What number of lines in the records below hold the word "chunk"? Give that number alone.

━━ DATA SECTION ━━

# ZHANGKEON/DIS-YOLO

Hardware: AMD Instinct MI355X
Metric: train images/sec @576x576 bf16 (higher is better)
Workload: dtype bf16

## Files before the change

### dis-yolo_amd/csrc/conv_wgrad.hip

```cpp
#include "common.h"
#include "runtime.h"

namespace {

struct WgradParams {
  const bf16* x0;
  const bf16* x1;
  const bf16* dy;
  float* out;
  int B, H, W, C0, C1, Cin;
  int Ho, Wo, Cout, ldy;
  int ks, stride, pad_t, pad_l;
  int M, K;
  int steps_per_split, steps;
  int tilesK, tilesN;
  unsigned bytes0, bytes1, bytesy;
};

typedef __attribute__((address_space(3))) s16x4 lds_s16x4;
typedef int i32x4 __attribute__((ext_vector_type(4)));
constexpr unsigned OOB = 0x80000000u;

__device__ __forceinline__ int swz_u(int row, int u, int units) {
  const int h = (row & 3) | (((row >> 3) & 1) << 2);
// ... 93 lines not shown
#pragma unroll
  for (int j = 0; j < YI; ++j) {
    const int chunk = (j * NW + wave) * 64 + lane;
    const int row = chunk / YCH, pc = chunk % YCH;
    const int lc = swz_u(row, pc >> 1, YCH / 2) * 2 + (pc & 1);
    const int n = n0 + lc * 8;
    y_nok[j] = (row < 32) && (n < p.ldy);
    y_m[j] = step0 * 32 + row;
    y_off[j] = ((unsigned)y_m[j] * (unsigned)p.ldy + (unsigned)n) * 2u;
  }

  const bool mixed = (p.C1 > 0) && ((p.C0 & (BM - 1)) != 0);
  const bool blk_second = (p.C1 > 0) && (kt0 >= p.C0);
  auto issue_tile = [&](int stage) {
    const unsigned sbase = lds0 + stage * STB + wave * 1024;
#pragma unroll
    for (int j = 0; j < XI; ++j) {
      const int iy = x_yo[j] * p.stride - p.pad_t + x_kh[j];
      const int ix = x_xo[j] * p.stride - p.pad_l + x_kw[j];
      const bool ok = x_kok[j] && (x_b[j] < p.B) && ((unsigned)iy < (unsigned)p.H) && ((unsigned)ix < (unsigned)p.W);
      unsigned off;
      if (!x_second[j]) {
        off = (unsigned)(((x_b[j] * p.H + iy) * p.W + ix) * p.C0 + x_ci[j]) * 2u;
      } else {
        const int H1 = p.H >> 1, W1 = p.W >> 1;
        off = (unsigned)(((x_b[j] * H1 + (iy >> 1)) * W1 + (ix >> 1)) * p.C1 + x_ci[j]) * 2u;
      }
      if (!mixed) {
        if (blk_second) dma16(ok ? off : OOB, srd1, sbase + j * SLAB);
        else dma16(ok ? off : OOB, srd0, sbase + j * SLAB);
      } else {
        const void* src = ok ? (const void*)((const char*)(x_second[j] ? p.x1 : p.x0) + off) : (const void*)&g_zero16;
        dma16_flat(src, sbase + j * SLAB);
      }
      x_xo[j] += 32;
      while (x_xo[j] >= p.Wo) {
        x_xo[j] -= p.Wo;
        if (++x_yo[j] == p.Ho) {
          x_yo[j] = 0;
          ++x_b[j];
        }
      }
    }
#pragma unroll
    for (int j = 0; j < YI; ++j) {
      dma16((y_nok[j] && y_m[j] < p.M) ? y_off[j] : OOB, srdy, sbase + X_BYTES + j * SLAB);
      y_m[j] += 32;
      y_off[j] += 32u * (unsigned)p.ldy * 2u;
    }
  };

  f32x4 acc[MI][NI];
#pragma unroll
  for (int i = 0; i < MI; ++i)
#pragma unroll
    for (int j = 0; j < NI; ++j) acc[i][j] = f32x4{0.f, 0.f, 0.f, 0.f};
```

━━━

§ **RESULT BELOW**:
2